Milagres é um município brasileiro do estado da Bahia. Localiza-se a uma latitude 12º52’12” sul e a uma longitude 39º51’32” oeste, estando a uma altitude de 419 metros. Sua população estimada em 2010 era de 10.306 habitantes.

Milagres.png

História

Serra do Gavião, região de mata bruta, de trilha estreita para o sertão, aberta pelo pisotear constante de cavalos e cavaleiros, viandantes, tropeiros, comerciantes, vaqueiros, mascates e boiadeiros, em meio a agreste caatinga, com destino quase sempre à Maracás, Tamburi, Lençóis… A altivez dos montes, a gruta na rocha, a fonte de água cristalina perenemente a jorrar o vale a enriquecer a paisagem, não cansavam o olhar admirado daqueles que diariamente por ali passavam. Olhos atônitos, curiosos, perscrutadores, começaram a constatar a visão de uma jovem vestida de branco, a passear no topo do Morro da Bandeirinha, ou Morro da Lapa, assim chamado, por abrigar no seu bojo a Gruta da Lapa, como se quisesse lembrar aquela a Lapinha de Belém, onde Jesus nasceu.
A repetitiva visão inquietava os viandantes e despertava a curiosidade de outros tantos, que por ali passavam e queriam saber de quem se tratava, pois a notícia se espalhava por toda a redondeza. Por mais que tentassem aproximar-se ninguém conseguia alcançá-la. Ela era fugidia e de extraordinária beleza. Todos tentavam ver a misteriosa figura.

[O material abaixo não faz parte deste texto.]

inline bool pipe_profiler_attached() {
  for (const char *v : {"ROCP_TOOL_LIBRARIES", "ROCPROFILER_REGISTER_FORCE_LOAD", "HSA_TOOLS_LIB", "ROCP_METRICS"})
    if (const char *e = getenv(v))
      if (e[0]) return true;
  if (const char *pre = getenv("LD_PRELOAD"))
    if (strstr(pre, "rocprof")) return true;
  bool found = false;
  if (FILE *f = fopen("/proc/self/maps", "r")) {
// ... 154 lines not shown
      typedef unsigned v2u __attribute__((ext_vector_type(2)));
      v2u g;
      asm volatile("global_load_dwordx2 %0, %1, off sc1\n\ts_waitcnt vmcnt(0)" : "=&v"(g) : "v"(p) : "memory");
      lo = g.x;
      hi = g.y;
    }
    if (hi == epoch) return __uint_as_float(lo);
    if ((spins & 255u) == 0) {
      const unsigned e = __hip_atomic_load(err, __ATOMIC_RELAXED, __HIP_MEMORY_SCOPE_AGENT);
      if (e != 0 || spins > PIPE_SPIN_LIMIT) {
        __hip_atomic_store(err, 1u, __ATOMIC_RELAXED, __HIP_MEMORY_SCOPE_AGENT);
        return __uint_as_float(lo);
      }
    }
    __builtin_amdgcn_s_sleep(1);
  }
}

template <int GL>
__device__ __forceinline__ bool wait_inbox(const u64 *in, unsigned epoch, unsigned *err,
                                           float (&v)[GL]) {
  static_assert(GL == 2 || GL == 4, "one or two 16-byte loads per lane");
  const int lane = threadIdx.x & 63;
  const u64 *p = in + 2 * lane;
  if (GL == 2) return wait16(p, epoch, err, v[0], v[1]);
  for (unsigned spins = 1;; ++spins) {
    v4u g0, g1;
    asm volatile("global_load_dwordx4 %0, %2, off sc1\n\t"
                 "global_load_dwordx4 %1, %2, off offset:1024 sc1\n\ts_waitcnt vmcnt(0)"
                 : "=&v"(g0), "=&v"(g1) : "v"(p) : "memory");
    const bool ok = g0.y == epoch && g0.w == epoch && g1.y == epoch && g1.w == epoch;
    if (__all(ok)) {
      v[0] = __uint_as_float(g0.x);
      v[1] = __uint_as_float(g0.z);
      v[GL - 2] = __uint_as_float(g1.x);
      v[GL - 1] = __uint_as_float(g1.z);
      return true;
    }
    if ((spins & 255u) == 0) {
      const unsigned e = __hip_atomic_load(err, __ATOMIC_RELAXED, __HIP_MEMORY_SCOPE_AGENT);
      if (e != 0 || spins > PIPE_SPIN_LIMIT) {
        if (lane == 0) __hip_atomic_store(err, 1u, __ATOMIC_RELAXED, __HIP_MEMORY_SCOPE_AGENT);
        return false;
      }
    }
    __builtin_amdgcn_s_sleep(1);
  }
}

__device__ __forceinline__ bool wait_inbox64(const u64 *in, unsigned epoch, unsigned *err, float (&v)[2]) {
  return wait16(in + 2 * (threadIdx.x & 31), epoch, err, v[0], v[1]);
}

template <int CTRL>
__device__ __forceinline__ float dpp_mov(float v) {
  return __int_as_float(__builtin_amdgcn_update_dpp(0, __float_as_int(v), CTRL, 0xF, 0xF, true));
}
constexpr int DPP_XOR1 = 0xB1;
constexpr int DPP_XOR2 = 0x4E;
constexpr int DPP_HALF_MIRROR = 0x141;
constexpr int DPP_MIRROR = 0x140;

__device__ __forceinline__ float quad_sum(float v) {
  v += dpp_mov<DPP_XOR1>(v);
  v += dpp_mov<DPP_XOR2>(v);
  return v;
}
__device__ __forceinline__ float other_quad(float v) { return dpp_mov<DPP_HALF_MIRROR>(v); }

__device__ __forceinline__ float lane_value(float v, int lane) {
  return __int_as_float(__builtin_amdgcn_readlane(__float_as_int(v), lane));
}
__device__ __forceinline__ float wave_sum_dpp(float v) {
  v = quad_sum(v);
  v += dpp_mov<DPP_HALF_MIRROR>(v);
  v += dpp_mov<DPP_MIRROR>(v);
  return (lane_value(v, 0) + lane_value(v, 16)) + (lane_value(v, 32) + lane_value(v, 48));
}
__device__ __forceinline__ float wave_max_dpp(float v) {
  v = fmaxf(v, dpp_mov<DPP_XOR1>(v));
  v = fmaxf(v, dpp_mov<DPP_XOR2>(v));
  v = fmaxf(v, dpp_mov<DPP_HALF_MIRROR>(v));
  v = fmaxf(v, dpp_mov<DPP_MIRROR>(v));
  return fmaxf(fmaxf(lane_value(v, 0), lane_value(v, 16)), fmaxf(lane_value(v, 32), lane_value(v, 48)));
}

Passando por esse lugar um frade franciscano de nome Frei Luiz Maria Bento, ou Frei Luiz de Giove e sabendo dos recentes comentários, pernoitou na Fazenda Quixabas, para no dia seguinte percorrer o caminho que o conduziria ao Morro da Lapa, não muito fácil de vencer no tempo de um só dia, pois íngreme era o caminho, e avançada hora, o sol já se punha. Ao amanhecer, entre o ímpeto e a cautela, silencioso e prudente, o religioso rumou para o local. Acredita-se que também ele pode ter observado algo de misterioso ou de impressionante, permanecendo por mais alguns dias para a constatação dos fatos. É crível que o franciscano, encontrou uma imagem da Virgem Maria. Possivelmente numa das suas andanças pelo Morro, não se sabe deixada por quem. Afagando-a ao peito, desceu com ela para deixá-la até hoje nas mãos e no coração de tanta gente.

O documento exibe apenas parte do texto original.